Le congé de solidarité familiale

Tout salarié peut demander à bénéficier d'un congé de solidarité familiale (appelé auparavant congé d'accompagnement), afin d'accompagner un proche en fin de vie faisant l'objet de soins palliatifs. Il peut s’agir d’un ascendant, d’un descendant, ou d’une personne qui partage son domicile (concubin, époux…).

Procédure à suivre

Le salarié doit informer son employeur de son intention d’utiliser ce congé au moins 15 jours à l’avance, par lettre recommandée avec accusé de réception. La demande doit être accompagnée d’un certificat médical rédigé par le médecin traitant du malade et attestant que ce dernier souffre d’une pathologie risquant d’entraîner sa disparition.
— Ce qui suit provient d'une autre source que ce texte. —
int hulc_scaler_enable(hulc_ctx* ctx, float init_scale, float growth_factor, float backoff_factor, int32_t growth_interval);
int hulc_scaler_get(hulc_ctx* ctx, float* scale, int32_t* growth_tracker, int64_t* skipped_steps, int32_t* last_found_inf,
                    int64_t* taken_steps );
int hulc_scaler_set(hulc_ctx* ctx, float scale, int32_t growth_tracker, int64_t taken_steps);

enum { HULC_CLIP_OFF = 0, HULC_CLIP_NORM = 1, HULC_CLIP_VALUE = 2 };
int hulc_grad_clip_set(hulc_ctx* ctx, int32_t algo, float limit, int32_t track);
int hulc_grad_norm_get(hulc_ctx* ctx, float* total, float* coef, float* per_tensor_host, int64_t cap);

typedef struct hulc_val_noise {
    const int32_t* plan_idx_pp;
    const int32_t* plan_idx_pr;
    const float* u_mix_pp;
    const float* u_act_pp;
    const float* u_mix_pr;
    const float* u_act_pr;
} hulc_val_noise;
#define HULC_N_VAL 18
int hulc_validate(hulc_ctx* ctx, const hulc_batch* batch, const hulc_val_noise* noise, float* out_host, int32_t* plan_idx_pp_out,
                  int32_t* plan_idx_pr_out, float* pred_pp_out, float* pred_pr_out);

typedef struct hulc_store_tables {
    const float* actions;
    const float* robot_obs;
    const float* lang;
    int64_t store_frames;
    int32_t lang_rows;
    int32_t absolute;
} hulc_store_tables;
int hulc_store_gather(hulc_ctx* ctx, const hulc_store_tables* tables, const int64_t* window_start , const int32_t* window_len ,
                      const int32_t* lang_row , int32_t B, int32_t S, float* actions_out ,
                      float* robot_obs_out , float* lang_out );

#define HULC_STAGE_TICKETS 32
typedef struct hulc_stage_copy { const void* src; void* dst; int64_t bytes; } hulc_stage_copy;
int64_t hulc_store_stage(hulc_ctx* ctx, const hulc_stage_copy* copies, int32_t n);
int hulc_store_stage_join(hulc_ctx* ctx, int64_t ticket);
int hulc_store_stage_stats(hulc_ctx* ctx, int64_t* calls, int64_t* copies, int64_t* bytes);

#define HULC_GT_TRAIN 0
#define HULC_GT_VAL 1
int hulc_clip_gt_encode(hulc_ctx* ctx, const float* lang_emb, int32_t m, int32_t slot);
int hulc_clip_gt_scores(hulc_ctx* ctx, int32_t slot, float* scores_host, int64_t cap_floats, int32_t* n_out, int32_t* m_out);

int hulc_aux_heads_enable(hulc_ctx* ctx, int32_t bc_z, int32_t mia);
int hulc_aux_weights_set(hulc_ctx* ctx, float bc_z_weight, float mia_weight);
int hulc_aux_losses_get(hulc_ctx* ctx, float* out_host );

#define HULC_DECODER_LOGISTIC 0
#define HULC_DECODER_DETERMINISTIC 1
#define HULC_CRIT_HUBER 0
#define HULC_CRIT_MSE 1
int hulc_decoder_select(hulc_ctx* ctx, int32_t decoder, int32_t criterion);

#define HULC_BODY_RNN 0
#define HULC_BODY_MLP 1
int hulc_decoder_body_select(hulc_ctx* ctx, int32_t body);

typedef struct hulc_rollout_obs {
    const float* rgb_static;
    const float* rgb_gripper;
    const float* robot_obs_raw;
} hulc_rollout_obs;
int hulc_rollout_reset(hulc_ctx* ctx);
int hulc_rollout_plan(hulc_ctx* ctx, const hulc_rollout_obs* obs, const float* goal_rgb_static, const float* goal_rgb_gripper,
                      const float* goal_lang ,
                      const int32_t* plan_idx_inject , int32_t* plan_idx_out );
int hulc_rollout_act(hulc_ctx* ctx, const hulc_rollout_obs* obs, const float* u_mix ,
                     const float* u_act , float* action_out_host );
int hulc_rollout_get_goal(hulc_ctx* ctx, float* latent_goal_out );
int hulc_rollout_set_state(hulc_ctx* ctx, const void* plan, const float* latent_goal );

typedef struct hulc_rollout_envs_obs {
    int32_t n;
    const int32_t* slots;
    const float* rgb_static;
    const float* rgb_gripper;
    const float* robot_obs_raw;
} hulc_rollout_envs_obs;
int hulc_rollout_envs_init(hulc_ctx* ctx, int32_t max_envs);
int hulc_rollout_envs_reset(hulc_ctx* ctx, int32_t n, const int32_t* slots , int32_t clear_hidden);
int hulc_rollout_envs_plan(hulc_ctx* ctx, const hulc_rollout_envs_obs* obs, const float* goal_rgb_static , const float* goal_rgb_gripper,
                           const float* goal_lang , const void* plan_inject, void* plan_out, float* latent_goal_out);
int hulc_rollout_envs_act(hulc_ctx* ctx, const hulc_rollout_envs_obs* obs, const float* u_mix, const float* u_act, float* actions_out_host );
int hulc_rollout_envs_get_state(hulc_ctx* ctx, int32_t n, const int32_t* slots, void* plan_out, float* latent_goal_out);
int hulc_rollout_envs_set_state(hulc_ctx* ctx, int32_t n, const int32_t* slots, const void* plan, const float* latent_goal);

typedef struct hulc_sbert_config {
    int32_t layers, hidden, heads, intermediate, vocab, max_position;
    int32_t max_sentences, max_tokens;
    int32_t normalize;
    float ln_eps;
} hulc_sbert_config;
typedef struct hulc_sbert hulc_sbert;
int hulc_sbert_create(const hulc_sbert_config* cfg, hulc_sbert** out);
int hulc_sbert_destroy(hulc_sbert* ctx);
int hulc_sbert_set_stream(hulc_sbert* ctx, void* hip_stream);
int hulc_sbert_bind(hulc_sbert* ctx, const float* flat_params, int64_t numel, int32_t n_tensors, const char* const* names,
                    const int64_t* offsets, const int64_t* numels);
int hulc_sbert_encode(hulc_sbert* ctx, const int32_t* token_ids, const int32_t* attention_mask, int32_t B, int32_t L, float* out);

int hulc_set_kl_beta(hulc_ctx* ctx, float kl_beta);
int hulc_set_dropout(hulc_ctx* ctx, float p);

int hulc_set_option(hulc_ctx* ctx, const char* name, int64_t value);
int hulc_get_option(hulc_ctx* ctx, const char* name, int64_t* value);

int hulc_timers_enable(hulc_ctx* ctx, int32_t on, const char* only_class );
int hulc_timers_read(hulc_ctx* ctx, char* json_out, int64_t cap, int32_t reset);

int hulc_get_tensor(hulc_ctx* ctx, const char* name, float* host_out, int64_t cap, int64_t* n);
int hulc_get_plan_idx(hulc_ctx* ctx, int32_t* host_out, int64_t cap);

int hulc_k_gemm_nt(int32_t dtype, const void* A, const void* B, float* C, int32_t M, int32_t N, int32_t K, int64_t lda,
                   int64_t ldb, int64_t ldc, const float* bias, int32_t relu, void* hip_stream);
int hulc_k_conv_wgrad(int32_t which, const void* X, const void* dY, float* out, int32_t Nf, int32_t IH, void* hip_stream);
int hulc_k_conv1_interior_groups(int32_t IW, int32_t pad, int32_t cap, int32_t* first, int32_t* count);
int hulc_k_conv1_wgrad_u8(const void* X, const int32_t* shifts, int32_t pad, const void* dY, float* dw_out, float* db_out, int32_t Nf, int32_t IH, int32_t form, int32_t fold, void* hip_stream);
int hulc_k_conv_tile(int32_t mode, const void* img, const void* w, const float* bias, const void* mask, void* out, int32_t Nf, int32_t IMH,
                     int32_t OUTH, int32_t relu, void* hip_stream);
int hulc_k_camera_split(int32_t grid, double work_static, double work_gripper, int32_t* wg_static, int32_t* wg_gripper);
typedef struct hulc_conv_job {
    const void* in; const void* w; const float* bias; void* out; void* bits;
    int32_t frames, in_side, out_side;
} hulc_conv_job;
enum { HULC_PAIR_CONV2_FWD = 2, HULC_PAIR_CONV3_FWD = 3, HULC_PAIR_CONV2_DGRAD = 12, HULC_PAIR_CONV3_DGRAD = 13, HULC_PAIR_CONV1_WGRAD = 21, HULC_PAIR_CONV2_WGRAD = 22, HULC_PAIR_CONV3_WGRAD = 23 };
int hulc_k_conv_pair(int32_t stage, const hulc_conv_job* a, const hulc_conv_job* b, int32_t wg_a, int32_t wg_b, void* hip_stream);
int hulc_k_conv_wgrad_t(int32_t dtype, int32_t which, const void* X, const void* dY, float* out, float* db_out, int32_t Nf, int32_t IH, int32_t* slabs, void* hip_stream);
int hulc_k_conv1_wgrad_u8_t(int32_t dtype, const void* X, const int32_t* shifts, int32_t pad, const void* dY, float* dw_out, float* db_out, int32_t Nf, int32_t IH, int32_t form,
                            int32_t fold, int32_t* slabs, void* hip_stream);
int hulc_k_conv_tile_t(int32_t dtype, int32_t mode, const void* img, const void* w, const float* bias, const void* mask, void* out, uint32_t* bits1_out, int32_t Nf, int32_t IMH,
                       int32_t OUTH, int32_t relu, int32_t wgs, void* hip_stream);
int hulc_k_conv_pair_t(int32_t dtype, int32_t stage, const hulc_conv_job* a, const hulc_conv_job* b, int32_t wg_a, int32_t wg_b, int32_t* slabs, void* hip_stream);
int hulc_k_conv_plan(int32_t form, int32_t frames, int32_t in_side, int32_t out_side, int32_t wgs, int32_t* nbands, int32_t* rows_per_band, int32_t* frames_per_band, int32_t* items);
int hulc_k_skinny(const void* A, const void* W, void* out, int32_t M, int32_t N, int32_t K, int32_t variant, void* hip_stream);
int hulc_k_rnn_persist(void* X, const void* W, const void* res, const void* mask, int32_t B, int32_t S, int32_t q0, int32_t dq, int32_t act,
                       uint32_t* flags, uint32_t* err, uint32_t launch_index, void* hip_stream);
int32_t hulc_k_rnn_persist_flag_words(void);
int hulc_k_trread_probe(const int32_t* elem_index_per_lane , uint16_t* out , void* hip_stream);
int hulc_k_cast(int32_t dtype, const float* src, void* dst, int64_t n, void* hip_stream);
int hulc_k_attention(int32_t variant, const float* qkv, float* P, float* ao, const float* dao, float* dqkv, int32_t B, int32_t S,
                     float drop_p, uint64_t seed, void* hip_stream);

Le congé de solidarité familial est un droit. Il ne peut ni être reporté, ni être refusé. En cas d’urgence absolue constatée par écrit par le médecin qui a établi le certificat médical, le congé peut débuter dès réception de la lettre par l’employeur.

Durée du congé

Le congé de solidarité familiale est d’une durée maximale de trois mois, renouvelable une fois. Il est non rémunéré. À l’issue de ce congé, le salarié retrouve son emploi, ou un emploi similaire assorti d’une rémunération au moins équivalente.

Le congé de solidarité familiale peut parfois faire l'objet d'aides financières de la part de certains organismes ou collectivités locales.